*What you will do*
The lines below are to be quoted exactly, from the first through the one that contains "assert arr.size == self.n".

(Stored data)
+ + + + +
class DeviceArray:

    def __init__(self, ctx, n, dtype=np.float64):
        self.ctx, self.n, self.dtype = ctx, int(n), np.dtype(dtype)
        p = ctypes.c_void_p()
        ctx._check(ctx.lib.spp_device_malloc(ctx.h, self.n * self.dtype.itemsize, ctypes.byref(p)))
        self.ptr = p.value

    @classmethod
    def from_host(cls, ctx, arr):
        arr = np.ascontiguousarray(arr)
        d = cls(ctx, arr.size, arr.dtype)
        d.upload(arr)
        return d

    def upload(self, arr):
        arr = np.ascontiguousarray(arr, dtype=self.dtype)
        assert arr.size == self.n
        self.ctx._check(self.ctx.lib.spp_memcpy_h2d(self.ctx.h, self.ptr, _ptr(arr), arr.nbytes))

    def download(self):
        out = np.empty(self.n, dtype=self.dtype)
        self.ctx._check(self.ctx.lib.spp_memcpy_d2h(self.ctx.h, _ptr(out), self.ptr, out.nbytes))
        return out

    def copy_from(self, other):
        assert other.n * other.dtype.itemsize <= self.n * self.dtype.itemsize
        self.ctx._check(self.ctx.lib.spp_memcpy_d2d(self.ctx.h, self.ptr, other.ptr, other.n * other.dtype.itemsize))

    def free(self):
        if self.ptr:
            self.ctx.lib.spp_device_free(self.ctx.h, self.ptr)
            self.ptr = None


class Context:

    def __init__(self, device=0, flags=0):
        self.lib = load_library()
        self.h = self.lib.spp_create(int(device), int(flags))
        if not self.h:
            raise SppError("spp_create failed: no usable HIP device %d (the solver has no CPU fallback)" % device)

    def close(self):
        if getattr(self, "h", None):
            self.lib.spp_destroy(self.h)
            self.h = None

    def __del__(self):
        try:
            self.close()
        except Exception:
            pass

    def last_error(self):
        buf = ctypes.create_string_buffer(1024)
        self.lib.spp_last_error(self.h, buf, 1024)
        return buf.value.decode(errors="replace")

    def _check(self, code):
        if code < 0:
            if code == -2:
                raise MemoryError(self.last_error())
            raise SppError("spp error %d: %s" % (code, self.last_error()))
        return code

    def analyze(self, bcsc, mode=MODE_AUTO):
        self._keep = bcsc
        return self._check(self.lib.spp_analyze(self.h, bcsc.nb, _ptr(bcsc.col_ptr), _ptr(bcsc.row_idx),
                                                 _ptr(bcsc.blk_off), _ptr(bcsc.dim), mode))

    def set_shard(self, rank, world):
        return self._check(self.lib.spp_set_shard(self.h, rank, world))

    def info(self, key):
        out = ctypes.c_int64()
        self._check(self.lib.spp_get_info(self.h, INFO[key], ctypes.byref(out)))
        return out.value

    def ordering(self, nb):
        out = np.empty(nb, dtype=np.int64)
        self._check(self.lib.spp_get_ordering(self.h, _ptr(out)))
        return out

    def se2_linearize_device(self, n_edges, d_v0, d_v1, d_poses, d_meas, d_J0, d_J1, d_r):
        return self._check(self.lib.spp_se2_linearize_device(self.h, n_edges, d_v0, d_v1, d_poses, d_meas, d_J0, d_J1, d_r))

    def se2_update_device(self, n_vertices, d_poses, d_dx, apply=True):
        out = ctypes.c_double()
        self._check(self.lib.spp_se2_update_device(self.h, n_vertices, d_poses, d_dx, 1 if apply else 0, ctypes.byref(out)))
        return out.value ** 0.5

    def se3_linearize_device(self, n_edges, d_v0, d_v1, d_poses, d_meas, d_J0, d_J1, d_r):
        return self._check(self.lib.spp_se3_linearize_device(self.h, n_edges, d_v0, d_v1, d_poses, d_meas, d_J0, d_J1, d_r))

    def se3_update_device(self, n_vertices, d_poses, d_dx, apply=True):
        out = ctypes.c_double()
        self._check(self.lib.spp_se3_update_device(self.h, n_vertices, d_poses, d_dx, 1 if apply else 0, ctypes.byref(out)))
        return out.value ** 0.5

    def edge_robust_weights_device(self, n_edges, rd, d_r, d_w, scale, param=1.345, kind=0):
        return self._check(self.lib.spp_edge_robust_weights_device(self.h, n_edges, rd, kind, float(scale), float(param), d_r, d_w))

    def edge_chi2_device(self, n_edges, rd, d_r, d_Om):
        out = ctypes.c_double()
        self._check(self.lib.spp_edge_chi2_device(self.h, n_edges, rd, d_r, d_Om, ctypes.byref(out)))
        return out.value

    def edge_hessian_maxdiag_device(self, n_edges, rd, d0, d1, d_J0, d_J1, d_Om):
        out = ctypes.c_double()
        self._check(self.lib.spp_edge_hessian_maxdiag_device(self.h, n_edges, rd, d0, d1, d_J0, d_J1, d_Om, ctypes.byref(out)))
        return out.value

    def lm_gain_denominator_device(self, n, d_dx, d_eta, alpha):
        out = ctypes.c_double()
        self._check(self.lib.spp_lm_gain_denominator_device(self.h, n, d_dx, d_eta, float(alpha), ctypes.byref(out)))
        return out.value

    def ba_linearize_device(self, n_obs, d_cam_of, d_pt_of, d_cams, d_intr, d_points, d_meas, d_J0, d_J1, d_r):
        return self._check(self.lib.spp_ba_linearize_device(self.h, n_obs, d_cam_of, d_pt_of, d_cams, d_intr, d_points,
                                                            d_meas, d_J0, d_J1, d_r))

    def ba_update_device(self, n_cams, d_cams, d_cam_dxoff, n_points, d_points, d_pt_dxoff, d_dx, n_dx, apply=True):
        out = ctypes.c_double()
        self._check(self.lib.spp_ba_update_device(self.h, n_cams, d_cams, d_cam_dxoff, n_points, d_points, d_pt_dxoff,
                                                  d_dx, n_dx, 1 if apply else 0, ctypes.byref(out)))
        return out.value ** 0.5

    def set_profiling(self, on):
        return self._check(self.lib.spp_set_profiling(self.h, 1 if on else 0))

    def set_stream(self, stream_handle):
        return self._check(self.lib.spp_set_stream(self.h, ctypes.c_void_p(stream_handle)))

    def synchronize(self):
        return self._check(self.lib.spp_synchronize(self.h))

    def host_staging(self, n):
        p = self.lib.spp_host_staging(self.h, int(n))
        if not p:
            raise MemoryError(self.last_error())
        return np.ctypeslib.as_array(ctypes.cast(p, ctypes.POINTER(ctypes.c_double)), shape=(int(n),))

    def factor_solve(self, vals, rhs):
        vals = np.ascontiguousarray(vals, dtype=np.float64)
        x = np.array(rhs, dtype=np.float64, copy=True)
        code = self._check(self.lib.spp_factor_solve(self.h, _ptr(vals), _ptr(x)))
        return code, x

    def factor_solve_device(self, d_vals, d_rhs):
        return self._check(self.lib.spp_factor_solve_device(self.h, d_vals, d_rhs))

    def schur_buffer_size(self):
        out = ctypes.c_int64()
        self._check(self.lib.spp_schur_buffer_size(self.h, ctypes.byref(out)))
        return out.value

    def schur_packed_size(self):
        out = ctypes.c_int64()
        self._check(self.lib.spp_schur_packed_size(self.h, ctypes.byref(out)))
        return out.value

    def schur_pack(self, d_S, d_packed):
        return self._check(self.lib.spp_schur_pack(self.h, d_S, d_packed))

    def schur_unpack(self, d_packed, d_S):
        return self._check(self.lib.spp_schur_unpack(self.h, d_packed, d_S))

    def schur_form(self, d_vals, d_rhs, d_S):
        return self._check(self.lib.spp_schur_form(self.h, d_vals, d_rhs, d_S))

    def schur_finish(self, d_vals, d_S, d_rhs):
        return self._check(self.lib.spp_schur_finish(self.h, d_vals, d_S, d_rhs))

    def assemble_analyze(self, dim, v0, v1, d0, d1, rd, unary_vertex=-1):
        dim = np.ascontiguousarray(dim, dtype=np.int32)
        v0 = np.ascontiguousarray(v0, dtype=np.int64)
        v1 = np.ascontiguousarray(v1, dtype=np.int64)
        self._check(self.lib.spp_assemble_analyze(self.h, dim.size, _ptr(dim), v0.size, _ptr(v0), _ptr(v1),
                                                   d0, d1, rd, int(unary_vertex)))
        nb, nnzb = dim.size, self.info("NNZB")
        col_ptr = np.empty(nb + 1, dtype=np.int64)
        row_idx = np.empty(nnzb, dtype=np.int64)
        blk_off = np.empty(nnzb, dtype=np.int64)
        self._check(self.lib.spp_assemble_get_structure(self.h, _ptr(col_ptr), _ptr(row_idx), _ptr(blk_off)))
        from .blockcsc import BlockCSC
        return BlockCSC(dim, col_ptr, row_idx, blk_off, None, nvals=self.info("NVALS"))

    def assemble_set_edge_weights(self, d_w):
        return self._check(self.lib.spp_assemble_set_edge_weights(self.h, d_w))

    def assemble_device(self, d_J0, d_J1, d_Om, d_r, damping, d_vals, d_eta):
        return self._check(self.lib.spp_assemble_device(self.h, d_J0, d_J1, d_Om, d_r, float(damping), d_vals, d_eta))

    def phase_ms(self):
        out = np.zeros(len(PHASES))
        self._check(self.lib.spp_get_phase_ms(self.h, out.ctypes.data_as(_c_f64p)))
        return dict(zip(PHASES, out.tolist()))

    def dominant_kernel(self):
        ms, n, fl = ctypes.c_double(), ctypes.c_int64(), ctypes.c_double()
        self._check(self.lib.spp_get_dominant_kernel(self.h, ctypes.byref(ms), ctypes.byref(n), ctypes.byref(fl)))
        return ms.value, n.value, fl.value

    def microbench_copy(self, nbytes=1 << 30, iters=10):
        out = ctypes.c_double()
        self._check(self.lib.spp_microbench_copy(self.h, nbytes, iters, ctypes.byref(out)))
        return out.value

    def microbench_ctile(self, n=8192, iters=10):
        out = ctypes.c_double()
        self._check(self.lib.spp_microbench_ctile(self.h, n, iters, ctypes.byref(out)))
        return out.value

    def microbench_update(self, m=5120, iters=20):
        out = ctypes.c_double()
        self._check(self.lib.spp_microbench_update(self.h, m, iters, ctypes.byref(out)))
        return out.value

    def microbench_mfma_f64(self, iters=4000):
        out = ctypes.c_double()
        self._check(self.lib.spp_microbench_mfma_f64(self.h, iters, ctypes.byref(out)))
        return out.value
+ + + + +
*Problem solution*
class DeviceArray:

    def __init__(self, ctx, n, dtype=np.float64):
        self.ctx, self.n, self.dtype = ctx, int(n), np.dtype(dtype)
        p = ctypes.c_void_p()
        ctx._check(ctx.lib.spp_device_malloc(ctx.h, self.n * self.dtype.itemsize, ctypes.byref(p)))
        self.ptr = p.value

    @classmethod
    def from_host(cls, ctx, arr):
        arr = np.ascontiguousarray(arr)
        d = cls(ctx, arr.size, arr.dtype)
        d.upload(arr)
        return d

    def upload(self, arr):
        arr = np.ascontiguousarray(arr, dtype=self.dtype)
        assert arr.size == self.n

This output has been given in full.